**What to work on:**
Scan the records that follow, and whenever a line has the word "wbase", copy it.

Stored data
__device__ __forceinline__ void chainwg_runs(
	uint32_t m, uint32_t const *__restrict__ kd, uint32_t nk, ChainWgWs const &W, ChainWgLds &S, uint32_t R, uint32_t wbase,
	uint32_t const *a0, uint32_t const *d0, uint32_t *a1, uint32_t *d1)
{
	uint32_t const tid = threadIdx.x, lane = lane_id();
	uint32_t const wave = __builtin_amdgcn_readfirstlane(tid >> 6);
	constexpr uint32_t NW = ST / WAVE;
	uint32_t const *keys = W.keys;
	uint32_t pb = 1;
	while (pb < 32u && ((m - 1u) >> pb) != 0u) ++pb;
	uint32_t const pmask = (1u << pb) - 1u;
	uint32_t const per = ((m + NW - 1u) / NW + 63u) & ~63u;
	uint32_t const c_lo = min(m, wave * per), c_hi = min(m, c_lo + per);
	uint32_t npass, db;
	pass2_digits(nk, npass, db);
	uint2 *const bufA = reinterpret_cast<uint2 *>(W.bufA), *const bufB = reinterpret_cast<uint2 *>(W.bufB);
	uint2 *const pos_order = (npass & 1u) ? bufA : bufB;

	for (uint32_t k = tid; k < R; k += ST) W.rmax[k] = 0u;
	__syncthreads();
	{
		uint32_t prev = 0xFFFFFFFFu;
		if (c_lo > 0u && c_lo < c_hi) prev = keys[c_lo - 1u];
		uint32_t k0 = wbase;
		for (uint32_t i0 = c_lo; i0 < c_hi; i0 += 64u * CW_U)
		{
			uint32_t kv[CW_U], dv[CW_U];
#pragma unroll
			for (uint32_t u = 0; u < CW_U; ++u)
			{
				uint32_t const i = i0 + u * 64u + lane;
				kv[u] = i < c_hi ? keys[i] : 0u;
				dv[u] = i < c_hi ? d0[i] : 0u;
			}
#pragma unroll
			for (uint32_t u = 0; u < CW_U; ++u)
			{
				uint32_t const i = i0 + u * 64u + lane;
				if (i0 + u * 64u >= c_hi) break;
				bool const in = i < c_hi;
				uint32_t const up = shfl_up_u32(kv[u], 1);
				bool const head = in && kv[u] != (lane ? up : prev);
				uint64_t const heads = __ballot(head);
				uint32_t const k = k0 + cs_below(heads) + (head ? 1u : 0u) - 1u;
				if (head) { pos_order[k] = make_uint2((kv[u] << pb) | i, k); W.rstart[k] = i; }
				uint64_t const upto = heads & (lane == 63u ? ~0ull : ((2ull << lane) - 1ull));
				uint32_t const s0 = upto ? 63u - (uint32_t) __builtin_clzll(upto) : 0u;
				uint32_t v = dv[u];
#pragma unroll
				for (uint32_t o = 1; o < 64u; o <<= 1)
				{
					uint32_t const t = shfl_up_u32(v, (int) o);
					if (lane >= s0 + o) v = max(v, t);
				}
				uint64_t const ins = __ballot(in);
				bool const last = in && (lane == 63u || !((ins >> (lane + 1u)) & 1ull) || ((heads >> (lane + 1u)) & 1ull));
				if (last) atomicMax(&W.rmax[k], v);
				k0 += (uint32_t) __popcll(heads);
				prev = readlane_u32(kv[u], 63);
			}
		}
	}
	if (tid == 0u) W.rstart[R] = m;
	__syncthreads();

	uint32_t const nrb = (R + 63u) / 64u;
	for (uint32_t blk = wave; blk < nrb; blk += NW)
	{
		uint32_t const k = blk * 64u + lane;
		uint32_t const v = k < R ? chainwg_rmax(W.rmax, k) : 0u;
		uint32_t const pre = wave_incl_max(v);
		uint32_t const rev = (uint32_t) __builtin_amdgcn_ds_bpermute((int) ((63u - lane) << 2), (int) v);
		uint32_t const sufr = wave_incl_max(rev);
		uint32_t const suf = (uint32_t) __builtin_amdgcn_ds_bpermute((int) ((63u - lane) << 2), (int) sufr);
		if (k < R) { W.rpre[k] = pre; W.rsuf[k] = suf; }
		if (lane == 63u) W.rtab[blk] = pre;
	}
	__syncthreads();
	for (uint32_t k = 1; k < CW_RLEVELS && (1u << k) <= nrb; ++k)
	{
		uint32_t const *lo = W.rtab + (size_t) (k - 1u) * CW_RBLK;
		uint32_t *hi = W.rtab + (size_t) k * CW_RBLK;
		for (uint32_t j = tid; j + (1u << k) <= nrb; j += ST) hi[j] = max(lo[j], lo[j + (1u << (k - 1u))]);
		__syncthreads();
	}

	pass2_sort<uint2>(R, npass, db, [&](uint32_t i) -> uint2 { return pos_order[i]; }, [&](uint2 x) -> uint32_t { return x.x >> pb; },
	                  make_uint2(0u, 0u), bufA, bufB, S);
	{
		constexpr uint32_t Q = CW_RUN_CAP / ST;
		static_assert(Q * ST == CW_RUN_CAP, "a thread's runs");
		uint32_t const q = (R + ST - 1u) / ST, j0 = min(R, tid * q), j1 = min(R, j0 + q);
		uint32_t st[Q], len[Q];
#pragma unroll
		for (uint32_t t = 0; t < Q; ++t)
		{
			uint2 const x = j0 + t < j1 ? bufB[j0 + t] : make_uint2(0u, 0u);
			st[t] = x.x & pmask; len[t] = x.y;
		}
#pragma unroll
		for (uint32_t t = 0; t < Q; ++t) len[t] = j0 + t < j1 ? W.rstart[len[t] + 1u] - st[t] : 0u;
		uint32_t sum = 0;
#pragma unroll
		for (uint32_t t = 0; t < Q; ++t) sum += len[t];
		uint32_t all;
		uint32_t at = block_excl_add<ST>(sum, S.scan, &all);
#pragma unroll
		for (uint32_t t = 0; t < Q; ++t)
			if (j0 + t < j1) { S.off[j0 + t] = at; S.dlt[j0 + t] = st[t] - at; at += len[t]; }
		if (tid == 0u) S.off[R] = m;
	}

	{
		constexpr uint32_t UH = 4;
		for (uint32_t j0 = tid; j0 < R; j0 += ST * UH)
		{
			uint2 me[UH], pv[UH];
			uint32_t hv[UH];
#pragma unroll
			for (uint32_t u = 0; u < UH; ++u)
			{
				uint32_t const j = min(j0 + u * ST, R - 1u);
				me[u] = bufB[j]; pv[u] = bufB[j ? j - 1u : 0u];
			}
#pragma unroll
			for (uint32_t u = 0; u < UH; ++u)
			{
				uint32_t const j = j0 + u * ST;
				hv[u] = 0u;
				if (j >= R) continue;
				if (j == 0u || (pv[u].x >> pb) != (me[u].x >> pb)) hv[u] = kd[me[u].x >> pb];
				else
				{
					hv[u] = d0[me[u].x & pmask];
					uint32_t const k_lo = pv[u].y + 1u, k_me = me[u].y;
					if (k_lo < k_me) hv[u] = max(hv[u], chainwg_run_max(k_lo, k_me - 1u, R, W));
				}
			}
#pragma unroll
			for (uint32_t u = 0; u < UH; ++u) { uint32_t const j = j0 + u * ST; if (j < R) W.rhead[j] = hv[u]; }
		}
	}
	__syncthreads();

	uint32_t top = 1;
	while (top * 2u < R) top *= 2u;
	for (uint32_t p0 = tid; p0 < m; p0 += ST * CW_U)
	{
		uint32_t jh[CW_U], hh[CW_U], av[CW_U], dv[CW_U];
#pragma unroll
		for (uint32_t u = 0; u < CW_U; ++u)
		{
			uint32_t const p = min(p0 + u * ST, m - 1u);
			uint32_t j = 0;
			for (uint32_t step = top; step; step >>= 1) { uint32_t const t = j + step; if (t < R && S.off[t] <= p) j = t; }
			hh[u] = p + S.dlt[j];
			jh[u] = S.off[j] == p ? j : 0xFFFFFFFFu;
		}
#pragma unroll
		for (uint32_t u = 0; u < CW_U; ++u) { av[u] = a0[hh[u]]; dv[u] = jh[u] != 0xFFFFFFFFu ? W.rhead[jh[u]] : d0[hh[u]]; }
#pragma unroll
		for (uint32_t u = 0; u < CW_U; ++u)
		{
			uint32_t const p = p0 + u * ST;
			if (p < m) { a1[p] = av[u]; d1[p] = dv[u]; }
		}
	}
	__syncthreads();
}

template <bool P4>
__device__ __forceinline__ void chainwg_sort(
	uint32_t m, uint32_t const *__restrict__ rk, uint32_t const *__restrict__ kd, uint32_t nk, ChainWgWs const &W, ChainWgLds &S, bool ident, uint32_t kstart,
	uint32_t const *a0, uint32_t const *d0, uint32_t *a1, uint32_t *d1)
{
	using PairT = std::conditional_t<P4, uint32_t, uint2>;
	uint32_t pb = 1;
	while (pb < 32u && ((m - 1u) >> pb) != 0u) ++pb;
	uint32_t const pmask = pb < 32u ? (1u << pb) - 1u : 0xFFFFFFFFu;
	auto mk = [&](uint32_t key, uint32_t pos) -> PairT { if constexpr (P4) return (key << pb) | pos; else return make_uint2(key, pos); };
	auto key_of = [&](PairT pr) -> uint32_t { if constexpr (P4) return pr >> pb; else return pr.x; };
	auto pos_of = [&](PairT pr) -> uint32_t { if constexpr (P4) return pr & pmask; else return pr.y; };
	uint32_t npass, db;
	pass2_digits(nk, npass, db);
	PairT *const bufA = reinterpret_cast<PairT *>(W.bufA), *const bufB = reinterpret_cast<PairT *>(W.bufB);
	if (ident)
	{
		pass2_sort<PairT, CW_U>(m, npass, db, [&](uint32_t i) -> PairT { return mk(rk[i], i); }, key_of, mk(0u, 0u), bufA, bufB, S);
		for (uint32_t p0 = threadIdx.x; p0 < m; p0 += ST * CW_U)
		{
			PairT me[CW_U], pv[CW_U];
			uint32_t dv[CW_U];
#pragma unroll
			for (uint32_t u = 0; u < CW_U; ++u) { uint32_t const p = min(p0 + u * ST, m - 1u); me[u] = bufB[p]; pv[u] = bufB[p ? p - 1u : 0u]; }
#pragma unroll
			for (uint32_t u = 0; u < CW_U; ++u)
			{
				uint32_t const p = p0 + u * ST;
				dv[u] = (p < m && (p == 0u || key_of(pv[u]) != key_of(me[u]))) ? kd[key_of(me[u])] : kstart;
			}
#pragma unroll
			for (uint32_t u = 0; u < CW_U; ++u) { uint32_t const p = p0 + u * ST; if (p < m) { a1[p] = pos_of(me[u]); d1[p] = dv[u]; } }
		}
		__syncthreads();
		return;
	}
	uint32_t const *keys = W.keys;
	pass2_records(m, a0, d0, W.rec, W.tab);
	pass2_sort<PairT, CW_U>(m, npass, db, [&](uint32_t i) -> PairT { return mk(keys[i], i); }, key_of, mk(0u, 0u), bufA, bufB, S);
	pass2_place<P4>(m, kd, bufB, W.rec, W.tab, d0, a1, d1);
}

**Result for this task:**
	uint32_t m, uint32_t const *__restrict__ kd, uint32_t nk, ChainWgWs const &W, ChainWgLds &S, uint32_t R, uint32_t wbase,
		uint32_t k0 = wbase;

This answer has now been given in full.